Example 2: Determine whether there is any overlap in the differentially expressed genes and the cancer genes listed in the Lawrence 2014 Nature paper:
cancerGenes <- c("TP53", "PIK3CA", "PTEN", "RB1", "KRAS", "NRAS", "BRAF", 
                 "CDKN2A", "FBXW7", "ARID1A", "MLL2", "STAG2", "ATM", "CASP8", "CTCF",
                 "ERBB3", "HLA-A", "HRAS", "IDH1", "NF1", "NFE2L2", "PIK3R1")
cancerExp <- intersect(top250, cancerGenes)

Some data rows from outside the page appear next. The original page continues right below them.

diff --git a/fv3_jedi_linearmodel_amd/csrc/fv3lm_capi.cpp b/fv3_jedi_linearmodel_amd/csrc/fv3lm_capi.cpp
--- a/fv3_jedi_linearmodel_amd/csrc/fv3lm_capi.cpp
+++ b/fv3_jedi_linearmodel_amd/csrc/fv3lm_capi.cpp
@@ -1,6 +1,7 @@
 #include "dynamics.h"
 #include <array>
 #include <string>
+#include <vector>
 
 using namespace fv3;
 
@@ -246,6 +247,39 @@
 }
 #ifdef FV3LM_HOST_EMUL
 int fv3lm_emul_check_boxes(fv3lm_handle* h, int on) { h->d.ex.check_boxes = on != 0; return 0; }
-#endif
-
-}
+int fv3lm_emul_col_map(int km, int lanes, const double* pe1, const double* q1, const double* pe2, double* qe_seq, double* out_seq,
+                       double* qe_lanes, double* out_lanes) {
+  if (km < 3 || lanes < 1) return fail("fv3lm_emul_col_map: km >= 3, lanes >= 1");
+  std::vector<double> ws(2 * (km + 2));
+  const ColWs cw{ws.data(), 1, km + 2};
+  map_col<double>(km, [&](int k) { return pe1[k - 1]; }, [&](int k) { return q1[k - 1]; }, [&](int k) { return pe2[k - 1]; },
+                  [&](int k, double x) { out_seq[k - 1] = x; }, cw, 0, 1);
+  for (int k = 1; k <= km + 1; ++k) qe_seq[k - 1] = cw.at(1, k);
+  std::vector<double> G(km + 1);
+  const ColSolve<double> s{km, (km + lanes) / lanes, pe1, q1, G.data(), qe_lanes};
+  auto scan = [&](auto local, auto id, bool rev) {
+    std::vector<decltype(id)> v(lanes), o(lanes);
+    for (int L = 0; L < lanes; ++L) v[L] = local(L);
+    for (int d = 1; d < lanes; d <<= 1) {
+      o = v;
+      for (int L = 0; L < lanes; ++L) {
+        if (!rev && L >= d) v[L] = compose(o[L - d], o[L]);
+        if (rev && L + d < lanes) v[L] = compose(o[L + d], o[L]);
+      }
+    }
+    for (int L = 0; L < lanes; ++L) o[L] = rev ? (L == lanes - 1 ? id : v[L + 1]) : (L == 0 ? id : v[L - 1]);
+    return o;
+  };
+  const auto mg = scan([&](int L) { return gam_local(s, L); }, mob_id<double>(), false);
+  for (int L = 0; L < lanes; ++L) gam_apply(s, L, mg[L]);
+  const auto mf = scan([&](int L) { return qf_local(s, L); }, aff_id<double>(), false);
+  for (int L = 0; L < lanes; ++L) qf_apply(s, L, mf[L]);
+  const double qb = qe_bottom(s);
+  const auto mb = scan([&](int L) { return back_local(s, L, qb); }, aff_id<double>(), true);
+  for (int L = 0; L < lanes; ++L) back_apply(s, L, mb[L], qb);
+  for (int k = 1; k <= km; ++k) out_lanes[k - 1] = map_target(s, pe2, k);
+  return 0;
+}
+#endif
+
+}
diff --git a/fv3_jedi_linearmodel_amd/csrc/remap.h b/fv3_jedi_linearmodel_amd/csrc/remap.h
--- a/fv3_jedi_linearmodel_amd/csrc/remap.h
+++ b/fv3_jedi_linearmodel_amd/csrc/remap.h
@@ -1,5 +1,6 @@
 #pragma once
 #include "column.h"
+#include "colscan.h"
 
 namespace fv3 {
 
@@ -18,8 +19,6 @@
   HD static Dual get(const ColWs& w, int s, int k) { return Dual(w.at(2 * s, k), w.at(2 * s + 1, k)); }
   HD static void set(const ColWs& w, int s, int k, const Dual& x) { w.at(2 * s, k) = x.v; w.at(2 * s + 1, k) = x.d; }
 };
-
-constexpr double R3 = 1. / 3., R23 = 2. / 3.;
 
 template <class T, class FP1, class FQ1, class FP2, class FOut>
 HD void map_col(int km, const FP1& pe1, const FQ1& q1, const FP2& pe2, const FOut& out, const ColWs& ws, int SG, int SE) {
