struct LaneProbe {
    XW16 w;
    int re = 0, qe = 0, maxk = 0;
    bool async_ok = false;
    bool miss = false;
};
PLO_DEV void lane_probe_arm(LaneProbe &p, bool on, int ref_len, int rs, int del, const ReadSeq &rd, int qs, int ins, int bound, bool &panic) {
    const int re = rs + del, qe = qs + ins;
    const int max_left = wv::imin(rs, qs);
    int maxk = wv::imin(max_left, bound);
    const bool bad = (max_left > 0) & ((re - 1 >= ref_len) | (qe - 1 >= rd.len));
    panic = panic | (on & bad);
    maxk = (bad | !on) ? 0 : maxk;
    p.re = re;
    p.qe = qe;
    p.maxk = maxk;
}
PLO_DEV void lane_probe_load(LaneProbe &p, bool on, const uint8_t *ref, int ref_len, const ReadSeq &rd, const uint8_t *safe) {
    p.async_ok = xw16_issue(on & (p.maxk > 0), ref, ref_len, p.re - 16, rd, p.qe - 16, safe, p.w, p.miss);
}
PLO_DEV int match_run_back_from(const uint8_t *ref, int ref_len, int re, ReadSeq &rd, int qe, int maxk, int k, int &probes) {
    while (k < maxk) {
        unsigned X[4];
        if (!xor_window16(ref, ref_len, re - k - 16, rd, qe - k - 16, X)) break;
        int n = wv::imin(16, maxk - k);
        int m = wv::imin(zero_bytes_from_top(X), n);
        probes += wv::imin(m + 1, n);
        k += m;
        if (m < n) return k;
    }
    while (k < maxk) {
        int n = wv::imin(8, maxk - k);
        int a[8], b[8];
#pragma unroll
        for (int j = 0; j < 8; ++j) {
            int jj = j < n ? j : 0;
            a[j] = ((const PLO_GLOBAL uint8_t *)ref)[re - 1 - k - jj];
            b[j] = read_base(rd, qe - 1 - k - jj);
        }
        int adv = n;
#pragma unroll
        for (int j = 7; j >= 0; --j)
            if (j < n && a[j] != b[j]) adv = j;
        probes += wv::imin(adv + 1, n);
        k += adv;
        if (adv < n) break;
    }
    return k;
}
PLO_DEV int top_zero_bytes(const unsigned X[4]) {
    const unsigned long long hi = ((unsigned long long)X[3] << 32) | X[2], lo = ((unsigned long long)X[1] << 32) | X[0];
    const int zh = hi ? (__builtin_clzll(hi) >> 3) : 8, zl = lo ? (__builtin_clzll(lo) >> 3) : 8;
    return hi ? zh : 8 + zl;
}
PLO_DEV int lane_probe_finish(const LaneProbe &p, bool on, const uint8_t *ref, int ref_len, ReadSeq &rd, int &probes) {
    unsigned X[4];
    xw16_decode(rd, p.w, X);
    const int n = wv::imin(16, p.maxk);
    const int m = wv::imin(top_zero_bytes(X), n);
    rd.miss = rd.miss | (on & p.miss);
    const bool live = on & (p.maxk > 0) & !p.miss;
    const bool fast = live & p.async_ok;
    int h = fast ? m : 0;
    probes += fast ? wv::imin(m + 1, n) : 0;
    const bool more = live & ((!p.async_ok) | ((m == n) & (n < p.maxk)));
    if (wv::ballot(more) != 0ull) {
        if (more) h = match_run_back_from(ref, ref_len, p.re, rd, p.qe, p.maxk, h, probes);
    }
    return h;
}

Here top250 is a character array containing the top 250 differentially expressed genes from Example 1:


Next steps in the search for mechanisms:   
  • Find genes that are highly expressed and whether genes in the same pathways as these genes are in our list.
  • Find genes in the pathways of the cancer genes and find out whether any of the interacting genes are in the differentially expressed list.
  • Cluster the entire series by gene profiles and see what groups of genes result and whether these overlap at all.

Doing differential expression in R (using limma):
  • Easiest way is to start with the template code generated from GEO2R
  • In R we can use GEOQuery to download the datasets that we need.
Example 1: Download a particular series from GEO
gset <- getGEO("GSE35896", GSEMatrix =TRUE)

Example 2: Extracting an array of expression values 
ex <- exprs(gset)

Note: This gives an array of microarray probes x samples. The correspondence between probes and genes is not one-to-one. Some of the genes have several different probes. We need to translate probes to gene symbols by accessing the platform information.

Example 3: Get the platform information for Affymetrix microarray platform GPL570
platf <- getGEO("GPL570", AnnotGPL=TRUE)
ncbifd <- data.frame(attr(dataTable(platf), "table"))

Example 4: Look at the columns that are available in the platform file:
> names(ncbifd)
 [1] "ID"                    "Gene.title"            "Gene.symbol"          
 [4] "Gene.ID"               "UniGene.title"         "UniGene.symbol"       
 [7] "UniGene.ID"            "Nucleotide.Title"      "GI"                   
[10] "GenBank.Accession"     "Platform_CLONEID"      "Platform_ORF"         
[13] "Platform_SPOTID"       "Chromosome.location"   "Chromosome.annotation"
[16] "GO.Function"           "GO.Process"            "GO.Component"         
[19] "GO.Function.ID"        "GO.Process.ID"         "GO.Component.ID"   

Example 5: Data frame joins (see http://stackoverflow.com/questions/1299871/how-to-join-data-frames-in-r-inner-outer-left-right). 

Some useful R things:

Example 1: Defining a function to do useful items (this function might be useful for Lab 4):
sqlList <- function(aList, aField) {
  # alist is a list of aliases
  # afield is a database column that you wish to search for items
  
  lSize <- length(aList)
  for (k in 1:(lSize-1)) {
    aList[[k]] <- paste(aField, " LIKE '%", aList[[k]], "%' OR ", sep="")
  }
  aList[[lSize]] <- paste(aField, " LIKE '%", aList[[lSize]], "%'", sep="")

  sqlList <- paste(aList, collapse="")
 }              
Note:  Must source the file containing this function, or embed directly in the script.